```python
class RankSolver(FeaSolver):

    def __init__(self, deck, rank, nranks, device=0):
        self._lib = load_library()
        self._ctx = C.c_void_p()
        self.deck = deck
        w, _, dforms = element_tables(deck.ele_type, deck.gauss_nodes_count)
        self.npe, self.G = deck.nodes_per_element, deck.gauss_nodes_count
        par = np.zeros(10)
        par[:2] = deck.parameters[:2]
        rc = self._lib.feahip_create_rank(
            C.byref(self._ctx), device, rank, nranks, len(deck.nodes), len(deck.elements), self.npe, self.G, _d(w), _d(dforms),
            _i(deck.elements), _d(deck.nodes), deck.model, _d(par), 2, len(deck.presc_node), _i(deck.presc_node),
            _i(deck.presc_type), _d(deck.presc_values))
        if rc != 0:
            self._ctx = C.c_void_p()
            raise FeaHipError(f"feahip_create_rank failed ({rc}): {self._lib.feahip_create_error().decode()}")
        o = (C.c_longlong * 8)()
        self._chk(self._lib.feahip_rank_counts(self._ctx, o))
        self.N, self.n_own, self.E, self.N_global = int(o[0]), int(o[1]), int(o[2]), int(o[3])
        self.nnzb_local, self.nnzb_owned, self.rows_sent, self.rows_received = int(o[4]), int(o[5]), int(o[6]), int(o[7])
        self.ndof = 3 * self.N
        self.node_global = np.empty(self.N, dtype=np.int32)
        self.elem_global = np.empty(self.E, dtype=np.int32)
        self._chk(self._lib.feahip_rank_maps(self._ctx, _i(self.node_global), _i(self.elem_global)))
        self._deck_surface_loads()
        self._deck_materials()
        self._deck_mass()


def host_rank_mesh(deck, rank, nranks, pattern=False):
    lib = load_library()
    el = np.ascontiguousarray(deck.elements, dtype=np.int32)
    x = np.ascontiguousarray(deck.nodes, dtype=np.float64)
    cnt = (C.c_longlong * 8)()
    args = (rank, nranks, len(x), el.shape[0], el.shape[1], _i(el), _d(x))
    rc = lib.feahip_host_rank_mesh(*args, cnt, None, None, None, None)
    if rc != 0:
        raise FeaHipError(f"feahip_host_rank_mesh failed ({rc})")
    names = ("local_nodes", "owned_nodes", "local_elements", "blocks_owned_rows", "blocks_local_rows", "peers", "rows_sent", "rows_received")
    out = {k: int(v) for k, v in zip(names, cnt)}
    if pattern:
        ng = np.empty(out["local_nodes"], dtype=np.int32); eg = np.empty(out["local_elements"], dtype=np.int32)
        rp = np.empty(out["owned_nodes"] + 1, dtype=np.int64); ci = np.empty(max(out["blocks_owned_rows"], 1), dtype=np.int32)
        rc = lib.feahip_host_rank_mesh(*args, cnt, _i(ng), _i(eg), rp.ctypes.data_as(C.POINTER(C.c_longlong)), _i(ci))
        if rc != 0:
            raise FeaHipError(f"feahip_host_rank_mesh failed ({rc})")
        out.update(node_global=ng, elem_global=eg, rowptr=rp, colidx=ci[:out["blocks_owned_rows"]])
    return out


def host_rank_plan(deck, rank, nranks):
    lib = load_library()
    el = np.ascontiguousarray(deck.elements, dtype=np.int32)
    x = np.ascontiguousarray(deck.nodes, dtype=np.float64)
    cnt = np.zeros(3, dtype=np.int32)
    args = (rank, nranks, len(x), el.shape[0], el.shape[1], _i(el), _d(x))
    if lib.feahip_host_rank_plan(*args, _i(cnt), None, None, None, None, None) != 0:
        raise FeaHipError("feahip_host_rank_plan failed")
    npeer, nsend, nrecv = (int(v) for v in cnt)
    peers = np.zeros(max(npeer, 1), dtype=np.int32)
    soff, roff = np.zeros(npeer + 1, dtype=np.int32), np.zeros(npeer + 1, dtype=np.int32)
    sidx, ridx = np.zeros(max(nsend, 1), dtype=np.int32), np.zeros(max(nrecv, 1), dtype=np.int32)
    if lib.feahip_host_rank_plan(*args, _i(cnt), _i(peers), _i(soff), _i(roff), _i(sidx), _i(ridx)) != 0:
        raise FeaHipError("feahip_host_rank_plan failed")
    return {"peers": [int(p) for p in peers[:npeer]],
            "send": [sidx[soff[k]:soff[k + 1]].copy() for k in range(npeer)],
            "recv": [ridx[roff[k]:roff[k + 1]].copy() for k in range(npeer)]}


class Slab:

    def __init__(self, **kw):
        self.model = kw.get("model", MODEL_COMPRESSIBLE_NEOHOOKEAN)
        self.parameters = np.array(kw.get("parameters", [100.0, 100.0]), dtype=np.float64)
        self.solver_type = kw.get("solver_type", CG)
        self.solver_tolerance = kw.get("solver_tolerance", 1e-14)
        self.solver_max_iter = kw.get("solver_max_iter", 20000)
        self.ele_type = kw.get("ele_type", TETRAHEDRA10)
        self.load_increments_count = kw.get("load_increments_count", 1)
        self.desired_tolerance = kw.get("desired_tolerance", 1e-8)
        self.max_newton_count = kw.get("max_newton_count", 20)
        self.modified_newton = kw.get("modified_newton", True)
        self.gauss_nodes_count = kw.get("gauss_nodes_count", 5)
        self.nodes = np.ascontiguousarray(kw["nodes"], dtype=np.float64).reshape(-1, 3)
        self.elements = np.ascontiguousarray(kw["elements"], dtype=np.int32)
        self.nodes_per_element = self.elements.shape[1]
        self.node_global = np.ascontiguousarray(kw["node_global"], dtype=np.int32)
        eg = kw.get("elem_global")
        self.elem_global = np.arange(len(self.elements), dtype=np.int32) if eg is None else np.ascontiguousarray(eg, dtype=np.int32)
        self.n_own = int(kw["n_own"])
        self.n_global_nodes = int(kw["n_global_nodes"])
        self.halo_owner = np.ascontiguousarray(kw.get("halo_owner", []), dtype=np.int32)
        self.presc_node = np.ascontiguousarray(kw.get("presc_node", []), dtype=np.int32)
        self.presc_type = np.ascontiguousarray(kw.get("presc_type", []), dtype=np.int32)
        self.presc_values = np.ascontiguousarray(kw.get("presc_values", np.zeros((0, 3))), dtype=np.float64).reshape(-1, 3)
        faces = np.asarray(kw.get("surface_faces", np.zeros((0, 0))), dtype=np.int32)
        self.surface_faces = np.ascontiguousarray(faces.reshape(len(faces), -1) if faces.size else np.zeros((0, 0), dtype=np.int32))
        self.surface_kind = np.ascontiguousarray(kw.get("surface_kind", []), dtype=np.int32)
        self.surface_values = np.ascontiguousarray(kw.get("surface_values", np.zeros((0, 3))), dtype=np.float64).reshape(-1, 3)
        self.materials = np.ascontiguousarray(kw.get("materials", np.zeros((0, 2))), dtype=np.float64).reshape(-1, 2)
        self.element_material = np.ascontiguousarray(kw.get("element_material", []), dtype=np.int32)
        if len(self.element_material) != (len(self.elements) if len(self.materials) else 0):
            raise ValueError("materials and element_material come together, one id per element")
        _take_dynamics(self, kw)

    def permuted(self, new_local_id):
        import copy
        new = np.ascontiguousarray(new_local_id, dtype=np.int32)
        n, no = len(self.nodes), self.n_own
        if not (np.array_equal(np.sort(new), np.arange(n)) and np.all(new[:no] < no)):
            raise ValueError("not a permutation of the local ids that keeps the owned nodes first")
        out = copy.copy(self)
        out.nodes = np.empty_like(self.nodes); out.nodes[new] = self.nodes
        out.node_global = np.empty_like(self.node_global); out.node_global[new] = self.node_global
        out.halo_owner = np.empty_like(self.halo_owner); out.halo_owner[new[no:] - no] = self.halo_owner
        out.elements = np.ascontiguousarray(new[self.elements])
        out.presc_node = np.ascontiguousarray(new[self.presc_node]) if len(self.presc_node) else self.presc_node
        if len(self.surface_kind):
            out.surface_faces = np.ascontiguousarray(new[self.surface_faces])
        return out

    def reordered(self):
        new = np.empty(len(self.nodes), dtype=np.int32)
        rc = load_library().feahip_host_slab_order(len(self.nodes), self.n_own, len(self.elements), self.nodes_per_element,
                                                   _i(self.elements), _d(self.nodes), _i(new))
        if rc < 0:
            raise FeaHipError(f"feahip_host_slab_order failed ({rc})")
        return self.permuted(new) if rc else self


class LocalRankSolver(FeaSolver):

    def __init__(self, slab, rank, nranks, device=0):
        self._lib = load_library()
        self._ctx = C.c_void_p()
        self.deck = self.slab = slab
        w, _, dforms = element_tables(slab.ele_type, slab.gauss_nodes_count)
        self.npe, self.G = slab.nodes_per_element, slab.gauss_nodes_count
        par = np.zeros(10)
        par[:2] = slab.parameters[:2]
        rc = self._lib.feahip_create_rank_local(
            C.byref(self._ctx), device, rank, nranks, slab.n_global_nodes, len(slab.nodes), slab.n_own, len(slab.elements),
            self.npe, self.G, _d(w), _d(dforms), _i(slab.elements), _d(slab.nodes), _i(slab.node_global), _i(slab.elem_global),
            _i(slab.halo_owner), slab.model, _d(par), 2, len(slab.presc_node), _i(slab.presc_node), _i(slab.presc_type),
            _d(slab.presc_values))
        if rc != 0:
            self._ctx = C.c_void_p()
            raise FeaHipError(f"feahip_create_rank_local failed ({rc}): {self._lib.feahip_create_error().decode()}")
        o = (C.c_longlong * 8)()
        self._chk(self._lib.feahip_rank_counts(self._ctx, o))
        self.N, self.n_own, self.E, self.N_global = int(o[0]), int(o[1]), int(o[2]), int(o[3])
        self.nnzb_local, self.nnzb_owned, self.rows_sent, self.rows_received = int(o[4]), int(o[5]), int(o[6]), int(o[7])
        self.ndof = 3 * self.N
        self.node_global = np.empty(self.N, dtype=np.int32)
        self.elem_global = np.empty(self.E, dtype=np.int32)
        self._chk(self._lib.feahip_rank_maps(self._ctx, _i(self.node_global), _i(self.elem_global)))
        self._deck_surface_loads()
        self._deck_materials()
        self._deck_mass()


def host_rank_local_plan(slab, rank, nranks):
    lib = load_library()
    cnt = np.zeros(3, dtype=np.int32)
    args = (rank, nranks, len(slab.nodes), slab.n_own, len(slab.elements), slab.nodes_per_element, _i(slab.elements),
            _i(slab.node_global), _i(slab.halo_owner))
    rc = lib.feahip_host_rank_local_plan(*args, _i(cnt), None, None, None, None, None)
    if rc != 0:
        raise FeaHipError(f"feahip_host_rank_local_plan failed ({rc}): {lib.feahip_create_error().decode()}")
    npeer, nsend, nrecv = (int(v) for v in cnt)
    peers = np.zeros(max(npeer, 1), dtype=np.int32)
    soff, roff = np.zeros(npeer + 1, dtype=np.int32), np.zeros(npeer + 1, dtype=np.int32)
    sidx, ridx = np.zeros(max(nsend, 1), dtype=np.int32), np.zeros(max(nrecv, 1), dtype=np.int32)
    rc = lib.feahip_host_rank_local_plan(*args, _i(cnt), _i(peers), _i(soff), _i(roff), _i(sidx), _i(ridx))
    if rc != 0:
        raise FeaHipError(f"feahip_host_rank_local_plan failed ({rc}): {lib.feahip_create_error().decode()}")
    return {"peers": [int(p) for p in peers[:npeer]],
            "send": [sidx[soff[k]:soff[k + 1]].copy() for k in range(npeer)],
            "recv": [ridx[roff[k]:roff[k + 1]].copy() for k in range(npeer)]}


def slab_of(deck, rank, nranks):
    N = len(deck.nodes)
    meshes = [host_rank_mesh(deck, r, nranks, pattern=True) for r in range(nranks)]
    owner = np.full(N, -1, dtype=np.int32)
    for r, m in enumerate(meshes):
        owner[m["node_global"][:m["owned_nodes"]]] = r
    m = meshes[rank]
    ng, eg, no = m["node_global"], m["elem_global"], m["owned_nodes"]
    local_of = np.full(N, -1, dtype=np.int64)
    local_of[ng] = np.arange(len(ng))
    kw = {k: getattr(deck, k) for k in ("model", "parameters", "solver_type", "solver_tolerance", "solver_max_iter", "ele_type",
                                         "load_increments_count", "desired_tolerance", "max_newton_count", "modified_newton",
                                         "gauss_nodes_count")}
    keep = local_of[deck.presc_node] >= 0 if len(deck.presc_node) else np.zeros(0, dtype=bool)
    if len(getattr(deck, "surface_kind", [])):
        fl = local_of[deck.surface_faces]
        fk = np.all(fl >= 0, axis=1)
        kw.update(surface_faces=fl[fk], surface_kind=deck.surface_kind[fk], surface_values=deck.surface_values[fk])
    if len(getattr(deck, "materials", [])):
        kw.update(materials=deck.materials, element_material=deck.element_material[eg])
    slab = Slab(nodes=deck.nodes[ng], elements=local_of[deck.elements[eg]], node_global=ng, elem_global=eg, n_own=no,
                n_global_nodes=N, halo_owner=owner[ng[no:]], presc_node=local_of[deck.presc_node[keep]] if keep.any() else [],
                presc_type=deck.presc_type[keep] if keep.any() else [],
                presc_values=deck.presc_values[keep] if keep.any() else np.zeros((0, 3)), **kw)
    for k in ("linesearch_max", "arclength_max", "density", "body_force", "dynamics"):
        if hasattr(deck, k):
            setattr(slab, k, getattr(deck, k))
    return slab


class FeaGroup:

    def __init__(self, deck, n=None, device=0, rank_contexts=False):
        slabs = list(deck) if isinstance(deck, (list, tuple)) else None
        if slabs is not None:
            if n not in (None, len(slabs)):
                raise ValueError("n slabs make n ranks")
            n, rank_contexts = len(slabs), True
        self.deck, self.n = deck, n
        self.n_global = slabs[0].n_global_nodes if slabs is not None else len(deck.nodes)
        self.rank_contexts = rank_contexts
        if slabs is not None:
            self.ranks = [LocalRankSolver(s, r, n, device=device) for r, s in enumerate(slabs)]
        elif rank_contexts:
            self.ranks = [RankSolver(deck, r, n, device=device) for r in range(n)]
        else:
            self.ranks = [FeaSolver(deck, device=device) for _ in range(n)]
        self._lib = load_library()
        self._arr = (C.c_void_p * n)(*[r._ctx for r in self.ranks])
        self._chk(self._lib.feahip_group_init(self._arr, n))
        self.rows = [r.owned_rows() for r in self.ranks]
        if rank_contexts:
            self.nodes = [r.node_global[:r.n_own].astype(np.int64) for r in self.ranks]
        else:
# ... 123 lines not shown
```

### include/fea_hip.h

```cpp
#ifndef FEA_HIP_H
#define FEA_HIP_H

#ifdef __cplusplus
extern "C" {
#endif

typedef struct feahip_ctx feahip_ctx;

enum {
  FEAHIP_OK = 0,
  FEAHIP_EINVAL = -1,
  FEAHIP_ENODEVICE = -2,
  FEAHIP_EHIP = -3,
  FEAHIP_ENOMEM = -4,
  FEAHIP_ESTATE = -5,
  FEAHIP_ENOTCONVERGED = -6,
  FEAHIP_ECOMM = -7
};

enum { FEAHIP_MODEL_A5 = 0, FEAHIP_MODEL_COMPRESSIBLE_NEOHOOKEAN = 1 };
enum { FEAHIP_CG = 0, FEAHIP_PCG_ILU = 1, FEAHIP_CHOLESKY = 2 };
enum {
  FEAHIP_ASM_AUTO = 0,
  FEAHIP_ASM_ROWOWNER = 1,
  FEAHIP_ASM_ATOMIC = 2,
  FEAHIP_ASM_PATCH = 3,
  FEAHIP_ASM_STAGED = 4,
  FEAHIP_ASM_PAIRED = 5,
  FEAHIP_ASM_PIPELINED = 6,
  FEAHIP_ASM_SHARED = 7,
  FEAHIP_ASM_GATHER = 8
};


int feahip_create(feahip_ctx **out, int device,
                  int n_nodes, int n_elems, int npe, int gauss_count,
                  const double *gauss_weights, const double *dforms,
                  const int *elements, const double *nodes0,
                  int model, const double *model_params, int params_count,
                  int n_presc, const int *presc_node, const int *presc_type,
                  const double *presc_values);

void feahip_destroy(feahip_ctx *ctx);

const char *feahip_last_error(const feahip_ctx *ctx);
const char *feahip_create_error(void);


int feahip_update_nodes_with_bc(feahip_ctx *ctx, double lambda);

int feahip_update_state(feahip_ctx *ctx, int *n_bad);

int feahip_create_stiffness(feahip_ctx *ctx);
int feahip_create_residual_forces(feahip_ctx *ctx);
int feahip_create_stiffness_and_residual(feahip_ctx *ctx);
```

→ Work instructions
Across the entries, tally every line that contains the word "None" and report the sum by itself.

→ Reply to the task
10